NOT FOR RELEASE, PUBLICATION OR DISTRIBUTION, IN WHOLE OR IN PART, DIRECTLY OR INDIRECTLY, IN, INTO OR FROM ANY JURISDICTION WHERE TO DO SO WOULD CONSTITUTE A VIOLATION OF THE RELEVANT LAWS OR REGULATIONS OF SUCH JURISDICTION
For Immediate Release 8 February 2019
Primary Health Properties PLC
Recommended All-Share Merger of Primary Health Properties Plc ("PHP" or the "Company") and MedicX Fund Limited ("MedicX") - Irrevocable Undertaking Update
Further to the announcement on 7 February 2019 providing an update to the irrevocable undertaking from Investec Wealth & Investment to PHP, the Company has been notified by Investec Wealth & Investment that it has been obliged to sell a further 8,000 shares in its discretionary holding in PHP. Accordingly, the irrevocable undertaking from Investec Wealth & Investment is now in respect of:
- 26,159,834 MedicX Shares, representing approximately 5.906% of the ordinary share capital of MedicX in issue as at close of business on 7 February 2019; and
- 37,225,861 PHP Shares, representing approximately 4.784% of the ordinary share capital of PHP in issue as at close of business on 7 February 2019.

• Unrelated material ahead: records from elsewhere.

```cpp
int launch_flow_fused2(const float* z, float* z0, float* sum_log_det, float* log_prob, int64_t Mz, int64_t Mp, int64_t N,
                       int D, int S, int L, int U, const float* params, int64_t pstride, const float* bn_mean,
                       const float* bn_alpha, const float* interval_consts, unsigned* slow_count, hipStream_t st,
                       int forward, double* log_q) {
    if (!flow_fused2_supported(D, S, L, U))
        return fail(TNF_EUNSUPPORTED, "flow_fused2: no kernel for D=%d S=%d L=%d U=%d", D, S, L, U);
    if (N <= 0) return TNF_OK;
    const int64_t M = Mz > Mp ? Mz : Mp;
    const FlowLayout fl = flow_layout(D, S, L, U);
    Flow2Args a = flow2_args(z, z0, sum_log_det, log_prob, Mz, Mp, N, S, U, params, pstride, bn_mean, bn_alpha, fl,
                             interval_consts, slow_count);
// ... 165 lines not shown
```

torch_nf_amd/csrc/wave_prims.h:

```cpp
#pragma once
#include <hip/hip_runtime.h>

#ifndef TNF_ABLATE
#define TNF_ABLATE 0
#endif
#ifndef TNF_SPLIT_RTZ_NO_REMAINDER
#define TNF_SPLIT_RTZ_NO_REMAINDER 0
#endif
#ifndef TNF_SPLIT_RNE_NO_REMAINDER
#define TNF_SPLIT_RNE_NO_REMAINDER 0
#endif

namespace tnf {

typedef float f2 __attribute__((ext_vector_type(2)));
typedef float f4 __attribute__((ext_vector_type(4)));
typedef _Float16 h2 __attribute__((ext_vector_type(2)));
typedef _Float16 h4 __attribute__((ext_vector_type(4)));
typedef _Float16 h8 __attribute__((ext_vector_type(8)));
typedef unsigned int u2 __attribute__((ext_vector_type(2)));
typedef unsigned int u4 __attribute__((ext_vector_type(4)));
typedef __attribute__((address_space(3))) void lds_void;

constexpr float kLog2e = 1.44269504088896340736f;
// ... 13 lines not shown
struct HiLo {
    unsigned hi, lo;
};
__device__ __forceinline__ void split_remainder(float& v0, float& v1, unsigned hb) {
    asm("v_fma_mix_f32 %0, %1, -1.0, %0 op_sel:[0,0,0] op_sel_hi:[1,0,0]" : "+v"(v0) : "v"(hb));
    asm("v_fma_mix_f32 %0, %1, -1.0, %0 op_sel:[1,0,0] op_sel_hi:[1,0,0]" : "+v"(v1) : "v"(hb));
}

__device__ __forceinline__ HiLo split2v(float v0, float v1) {
    const unsigned hb = __builtin_bit_cast(unsigned, __builtin_amdgcn_cvt_pkrtz(v0, v1));
#if TNF_SPLIT_RTZ_NO_REMAINDER
    return HiLo{hb, hb};
#endif
    split_remainder(v0, v1, hb);
    return HiLo{hb, __builtin_bit_cast(unsigned, __builtin_amdgcn_cvt_pkrtz(v0, v1))};
}
__device__ __forceinline__ HiLo split2r(float v0, float v1) {
    const unsigned hb = __builtin_bit_cast(unsigned, __builtin_convertvector(f2{v0, v1}, h2));
#if TNF_SPLIT_RNE_NO_REMAINDER
    return HiLo{hb, hb};
#endif
    split_remainder(v0, v1, hb);
    return HiLo{hb, __builtin_bit_cast(unsigned, __builtin_convertvector(f2{v0, v1}, h2))};
}
#define split2(V0, V1, HI, LO)                \
    do {                                      \
        const HiLo hl_ = split2v((V0), (V1)); \
        (HI) = hl_.hi;                        \
        (LO) = hl_.lo;                        \
    } while (0)

__device__ __forceinline__ void split4(f4 v, h4& hi, h4& lo) {
    const HiLo a = split2v(v[0], v[1]), b = split2v(v[2], v[3]);
    hi = __builtin_bit_cast(h4, u2{a.hi, b.hi});
    lo = __builtin_bit_cast(h4, u2{a.lo, b.lo});
}
__device__ __forceinline__ void split4r(f4 v, h4& hi, h4& lo) {
    const HiLo a = split2r(v[0], v[1]), b = split2r(v[2], v[3]);
    hi = __builtin_bit_cast(h4, u2{a.hi, b.hi});
    lo = __builtin_bit_cast(h4, u2{a.lo, b.lo});
}
__device__ __forceinline__ void split8(f4 v0, f4 v1, h8& hi, h8& lo) {
    const HiLo a = split2v(v0[0], v0[1]), b = split2v(v0[2], v0[3]);
    const HiLo c = split2v(v1[0], v1[1]), d = split2v(v1[2], v1[3]);
    hi = __builtin_bit_cast(h8, u4{a.hi, b.hi, c.hi, d.hi});
    lo = __builtin_bit_cast(h8, u4{a.lo, b.lo, c.lo, d.lo});
// ... 75 lines not shown
```

Measured before the change: 4577.

## Carry f16 hi/lo splits across coupling layers and add optional MFMA log-det path

In the inverse pass, each coupling layer now writes the f16 hi/lo split of its output into a packed buffer. The next layer reuses that buffer instead of re-splitting its conditioning input, and the split is done with inline fma_mix instructions. A second path, off by default, folds the log-det sum of the s-net outputs into an extra MFMA row in the weight image, replacing the per-element add chain. The packed buffers raise register pressure, and the hand-written assembly split adds maintenance risk.

```diff
diff --git a/torch_nf_amd/csrc/f16_tile2.h b/torch_nf_amd/csrc/f16_tile2.h
--- a/torch_nf_amd/csrc/f16_tile2.h
+++ b/torch_nf_amd/csrc/f16_tile2.h
@@ -5,8 +5,17 @@
 #if TNF2_ABL == 4
 #define TNF_SPLIT_RNE_NO_REMAINDER 1
 #endif
+#include <type_traits>
+
 #include "f16_tile.h"
 #include "support_math.h"
+
+#ifndef TNF2_PSPLIT
+#define TNF2_PSPLIT 1
+#endif
+#ifndef TNF2_LDMFMA
+#define TNF2_LDMFMA 0
+#endif
 
 #ifndef TNF2_SCHED
 #define TNF2_SCHED 0
@@ -44,11 +53,11 @@
     return f4{sig2s(v[0], S), sig2s(v[1], S), sig2s(v[2], S), sig2s(v[3], S)};
 }
 
-template <int H, int L>
+template <int H, int L, bool LDR = false>
 struct Img2 {
     static constexpr int HT = H / 16;
     static constexpr int N0 = (H == 32) ? 4 : 0;
-    static constexpr int NK = ((H == 16) ? 2 : 0) + 2 * (L - 1) + 2 * HT;
+    static constexpr int NK = ((H == 16) ? 2 : 0) + 2 * (L - 1) + 2 * HT + (LDR ? 1 : 0);
     static constexpr int NBG = 2 + 2 * (L - 1) + 2 * HT;
     static constexpr int OFF_D = N0 * 256;
     static constexpr int OFF_B = OFF_D + NK * 256;
@@ -58,11 +67,13 @@
     __device__ static constexpr int k_l0(int net) { return net; }
     __device__ static constexpr int k_h(int l, int net) { return ((H == 16) ? 2 : 0) + 2 * l + net; }
     __device__ static constexpr int k_o(int net, int mo) { return ((H == 16) ? 2 : 0) + 2 * (L - 1) + net * HT + mo; }
+    __device__ static constexpr int k_ld() { return NK - 1; }
     __device__ static constexpr int b_b0(int net) { return net; }
     __device__ static constexpr int b_bh(int l, int net) { return 2 + 2 * l + net; }
     __device__ static constexpr int b_b2(int net, int mo) { return 2 + 2 * (L - 1) + net * HT + mo; }
 };
 static_assert(Img2<32, 3>::FLOATS % 4 == 0 && Img2<16, 1>::FLOATS % 4 == 0, "images must stay 16-byte aligned");
+static_assert(Img2<32, 2, true>::FLOATS == Img2<32, 2>::FLOATS + 256, "the log-det row is one K = 16 group");
 
 template <int H>
 __device__ __forceinline__ int layer_kappa(const float* __restrict__ p, int U, int lane, const float* foldc, int c,
@@ -98,13 +109,14 @@
     }
 }
 
-template <int H, int L, int PREC = 0, bool FWD = false>
+template <int H, int L, int PREC = 0, bool FWD = false, bool LDR = false>
 __device__ __forceinline__ void build_image2(float* img, const float* __restrict__ p, int U, int lane, const float* foldc,
                                              const float* foldprev, int c, float sc_in, float sc_prev, float sig_next,
                                              int din = H, int dout = H) {
-    typedef Img2<H, L> I;
+    typedef Img2<H, L, LDR> I;
     constexpr int D = 2 * H;
     constexpr int HT = I::HT;
+    static_assert(!LDR || L <= 3, "the s-bias sum takes the scale slot of a fourth stage");
     LayerW<H, L> w;
     load_layer_w<H, L>(w, p, U, lane, din, dout);
     const int q = lane >> 4;
@@ -172,6 +184,26 @@
 
     u4* g0 = reinterpret_cast<u4*>(img) + lane;
     u4* gd = reinterpret_cast<u4*>(img + I::OFF_D) + lane;
+    if constexpr (LDR) {
+        float rs[4], sb = 0.f;
+#pragma unroll
+        for (int j = 0; j < 4; ++j) {
+            float c = 0.f;
+#pragma unroll
+            for (int mo = 0; mo < HT; ++mo) {
+                c += w.w2[1][mo][j];
+                sb += w.b2[1][mo][j];
+            }
+            c = row16_sum(c);
+            rs[j] = (lane & 15) == 0 ? c : 0.f;
+        }
+        store_k16<PREC>(gd + I::k_ld() * 64, rs);
+        sb = reduce_q(sb);
+        if (lane == 0) {
+            img[I::OFF_S + 6] = sb;
+            img[I::OFF_S + 7] = 0.f;
+        }
+    }
 #pragma unroll
     for (int net = 0; net < 2; ++net) {
         if constexpr (H == 32) {
@@ -222,7 +254,7 @@
     }
     if (lane == 0) {
 #pragma unroll
-        for (int l = 0; l < 4; ++l) {
+        for (int l = 0; l < (LDR ? 3 : 4); ++l) {
             img[I::OFF_S + 2 * l] = l < L ? Sst[l < L ? l : 0][0] : 1.f;
             img[I::OFF_S + 2 * l + 1] = l < L ? Sst[l < L ? l : 0][1] : 1.f;
         }
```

The Company has also been notified of a purchase of 168 PHP Shares by Harry Hyman and a close relative of his, which took place on 4 February 2019. Per the terms of the irrevocable undertaking given by Mr Hyman, the details of which were contained in the announcement on 24 January 2019 detailing the recommended all-share merger between PHP and MedicX, these additional shares fall to be included in the irrevocable undertaking from Harry Hyman, such that it is now given in respect of 12,836,616 PHP Shares, representing approximately 1.650% of the ordinary share capital of PHP in issue as at close of business on 7 February 2019.

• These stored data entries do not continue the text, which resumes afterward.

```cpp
__global__ __launch_bounds__(256) void scatter_rows_kernel(bf16_t* __restrict__ dst, const bf16_t* __restrict__ src,
                                                           const int32_t* __restrict__ rows, int D, int add) {
  const int64_t i = blockIdx.x;
  bf16_t* d = dst + (int64_t)rows[i] * D;
  const bf16_t* s = src + i * D;
  for (int v = threadIdx.x; v < D / 8; v += 256) {
    u32x4_t sv = ld16(s + v * 8);
    if (add) {
      const u32x4_t dv = ld16(d + v * 8);
#pragma unroll
      for (int j = 0; j < 4; ++j) sv[j] = pack_bf(lo_bf(dv[j]) + lo_bf(sv[j]), hi_bf(dv[j]) + hi_bf(sv[j]));
    }
    *reinterpret_cast<u32x4_t*>(d + v * 8) = sv;
  }
}
void launch_scatter_rows(void* dst, const void* src, const int32_t* rows, int64_t n, int D, int add, hipStream_t st) {
  if (n <= 0) return;
  hipLaunchKernelGGL(scatter_rows_kernel, dim3((unsigned)n), dim3(256), 0, st, (bf16_t*)dst, (const bf16_t*)src, rows, D, add);
}

}

namespace aha {
__global__ __launch_bounds__(192) void image_to_patches_kernel(const uint8_t* __restrict__ img, bf16_t* __restrict__ out,
                                                               int H, int W, int patch, int merge, float m0, float m1,
                                                               float m2, float s0, float s1, float s2) {
  const int gw = W / patch, bwn = gw / merge;
  const int n = blockIdx.x;
  const int iw = n % merge, ih = (n / merge) % merge, bw = (n / (merge * merge)) % bwn, bh = n / (merge * merge * bwn);
  const int y0 = (bh * merge + ih) * patch, x0 = (bw * merge + iw) * patch;
  const int pp = patch * patch;
  const float inv255 = 1.0f / 255.0f;
  for (int e = threadIdx.x; e < 3 * pp; e += blockDim.x) {
    const int c = e / pp, py = (e % pp) / patch, px = e % patch;
    const float mean = c == 0 ? m0 : (c == 1 ? m1 : m2), sd = c == 0 ? s0 : (c == 1 ? s1 : s2);
    const float v = (float)img[((size_t)(y0 + py) * W + (x0 + px)) * 3 + c];
    const bf16_t b = f2bf((v * inv255 + 0.0f - mean) / sd);
    bf16_t* o = out + (size_t)n * (6 * pp) + (size_t)c * 2 * pp + py * patch + px;
    o[0] = b;
    o[pp] = b;
  }
}
__global__ __launch_bounds__(192) void video_to_patches_kernel(const uint8_t* __restrict__ frames, bf16_t* __restrict__ out, int T,
                                                               int H, int W, int patch, int merge, float m0, float m1, float m2,
                                                               float s0, float s1, float s2) {
  const int gw = W / patch, gh = H / patch, bwn = gw / merge;
  const int t = blockIdx.x / (gh * gw), n = blockIdx.x % (gh * gw);
  const int iw = n % merge, ih = (n / merge) % merge, bw = (n / (merge * merge)) % bwn, bh = n / (merge * merge * bwn);
  const int y0 = (bh * merge + ih) * patch, x0 = (bw * merge + iw) * patch;
  const int pp = patch * patch;
  const float inv255 = rbf(1.0f / 255.0f);
  for (int e = threadIdx.x; e < 3 * pp; e += blockDim.x) {
    const int c = e / pp, py = (e % pp) / patch, px = e % patch;
    const float mean = rbf(c == 0 ? m0 : (c == 1 ? m1 : m2)), sd = rbf(c == 0 ? s0 : (c == 1 ? s1 : s2));
    bf16_t* o = out + (size_t)blockIdx.x * (6 * pp) + (size_t)c * 2 * pp + py * patch + px;
#pragma unroll
    for (int k = 0; k < 2; ++k) {
      const int f = min(2 * t + k, T - 1);
      const float v = (float)frames[(((size_t)f * H + (y0 + py)) * W + (x0 + px)) * 3 + c];
      o[k * pp] = f2bf(rbf(rbf(rbf(v * inv255) + 0.0f) - mean) / sd);
    }
  }
}
void launch_video_to_patches(const uint8_t* frames, void* out, int T, int H, int W, int patch, int merge, const float* mean,
                             const float* stdv, hipStream_t st) {
  const int n = ((T + 1) / 2) * (H / patch) * (W / patch);
  if (n <= 0) return;
  hipLaunchKernelGGL(video_to_patches_kernel, dim3(n), dim3(192), 0, st, frames, (bf16_t*)out, T, H, W, patch, merge, mean[0],
                     mean[1], mean[2], stdv[0], stdv[1], stdv[2]);
}
void launch_image_to_patches(const uint8_t* img, void* out, int H, int W, int patch, int merge, const float* mean,
                             const float* stdv, hipStream_t st) {
  const int n = (H / patch) * (W / patch);
  if (n <= 0) return;
  hipLaunchKernelGGL(image_to_patches_kernel, dim3(n), dim3(192), 0, st, img, (bf16_t*)out, H, W, patch, merge, mean[0],
                     mean[1], mean[2], stdv[0], stdv[1], stdv[2]);
}
}
```

Baseline: 346.7 tokens/s.

## Restructure ViT rope-pack: 16-byte vectors, head-group split, global-address-space stores

Reworks the ViT RoPE pack kernel so each lane handles 8 contiguous elements with 16-byte loads and stores instead of two 8-byte halves. The rotate-half partner is fetched separately and its sign is flipped with an XOR. Work is also split across head groups of 8 per wavefront, giving more waves and less serial per-wave looping. Stores go through an explicit global address-space pointer to get global store instructions. This only affects vision-encoder prefill, so decode tokens/s should barely move; it adds more partner loads per element and more complex indexing.

```diff
diff --git a/aha_amd/csrc/kernels_vit.hip b/aha_amd/csrc/kernels_vit.hip
--- a/aha_amd/csrc/kernels_vit.hip
+++ b/aha_amd/csrc/kernels_vit.hip
@@ -103,58 +103,67 @@
   hipLaunchKernelGGL(pos_embed_add_kernel, dim3((unsigned)N), dim3(256), 0, st, (bf16_t*)x, (const bf16_t*)table, idx, wt, N, D);
 }
 
+constexpr int VIT_ROPE_HEADS_PER_UNIT = 8;
+typedef __attribute__((address_space(1))) u32x4_t* gst16_t;
 __global__ __launch_bounds__(256) void vit_rope_pack_kernel(VitRopeArgs a, int n_qk_blocks) {
   const int lane = threadIdx.x & 63;
   const int hd = a.hd, half = hd / 2;
   const int D = a.nh * hd;
   if ((int)blockIdx.x < n_qk_blocks) {
-    const int64_t wid = (int64_t)blockIdx.x * 4 + (threadIdx.x >> 6);
-    const int64_t unit = wid * 7 + lane / 9;
-    const int g = lane % 9;
-    if (lane >= 63 || unit >= (int64_t)a.N * 2) return;
-    const int which = (int)(unit & 1), n = (int)(unit >> 1);
-    const int e0 = 4 * g;
-    const float4 cs01 = *reinterpret_cast<const float4*>(a.cs_tab + ((int64_t)n * half + e0) * 2);
-    const float4 cs23 = *reinterpret_cast<const float4*>(a.cs_tab + ((int64_t)n * half + e0 + 2) * 2);
-    const float c[4] = {cs01.x, cs01.z, cs23.x, cs23.z}, s[4] = {cs01.y, cs01.w, cs23.y, cs23.w};
-    const bf16_t* src = (const bf16_t*)a.qkv + (int64_t)n * 3 * D + (int64_t)which * D + e0;
-    bf16_t* dq = (bf16_t*)a.q_out + (int64_t)n * a.nh * VIT_DQK;
-    const int slot = a.slot_of[n];
-    bf16_t* dk = reinterpret_cast<bf16_t*>(a.kv.page_ptrs[a.page_of[n]] + a.kv.layer_off);
-    const int k0 = kpage_elem(slot, e0, VIT_DQK / 32), k1 = kpage_elem(slot, e0 + half, VIT_DQK / 32), kz = kpage_elem(slot, hd + 4 * (g % 6), VIT_DQK / 32);
-    const uint2 zero = {0u, 0u};
-    for (int h0 = 0; h0 < a.nh; h0 += 4) {
-      uint2 x0w[4], x1w[4];
+    constexpr int hpu = VIT_ROPE_HEADS_PER_UNIT;
+    const int n_hg = (a.nh + hpu - 1) / hpu;
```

This announcement is made under Rule 2.10 of the Takeover Code.
Enquiries:
Paul Wright,
for Nexus Management Services Limited, Company Secretary
Telephone: +44 (0) 20 7451 7057
LEI: 213800Y5CJHXOATK7X11
This announcement is for information purposes only. It is not intended to and does not constitute, or form part of, any offer, invitation or the solicitation of an offer to purchase, otherwise acquire, subscribe for, sell or otherwise dispose of any securities, or the solicitation of any vote or approval in any jurisdiction, pursuant to the Merger or otherwise, nor shall there be any sale, issuance or transfer of securities of MedicX pursuant to the Merger or otherwise in any jurisdiction in contravention of applicable law. The Merger will be implemented solely by means of the Scheme Document (or, in the event that the Merger is to be implemented by means of a Takeover Offer, the offer document) or any document by which the Merger is made which will contain the full terms and conditions of the Merger, including details of how to vote in respect of the Merger.
This announcement does not constitute a prospectus or prospectus equivalent document.
This announcement has been prepared for the purpose of complying with Guernsey law, English law, the Takeover Code, the Market Abuse Regulation and the Disclosure Guidance and Transparency Rules and the information disclosed may not be the same as that which would have been disclosed if this announcement had been prepared in accordance with the laws of jurisdictions outside of England or Guernsey.
A copy of this announcement will be made available free of charge, subject to certain restrictions relating to persons resident in Restricted Jurisdictions, at www.phpgroup.co.uk/investors by no later than 12 noon (London time) on the Business Day following the date of this announcement.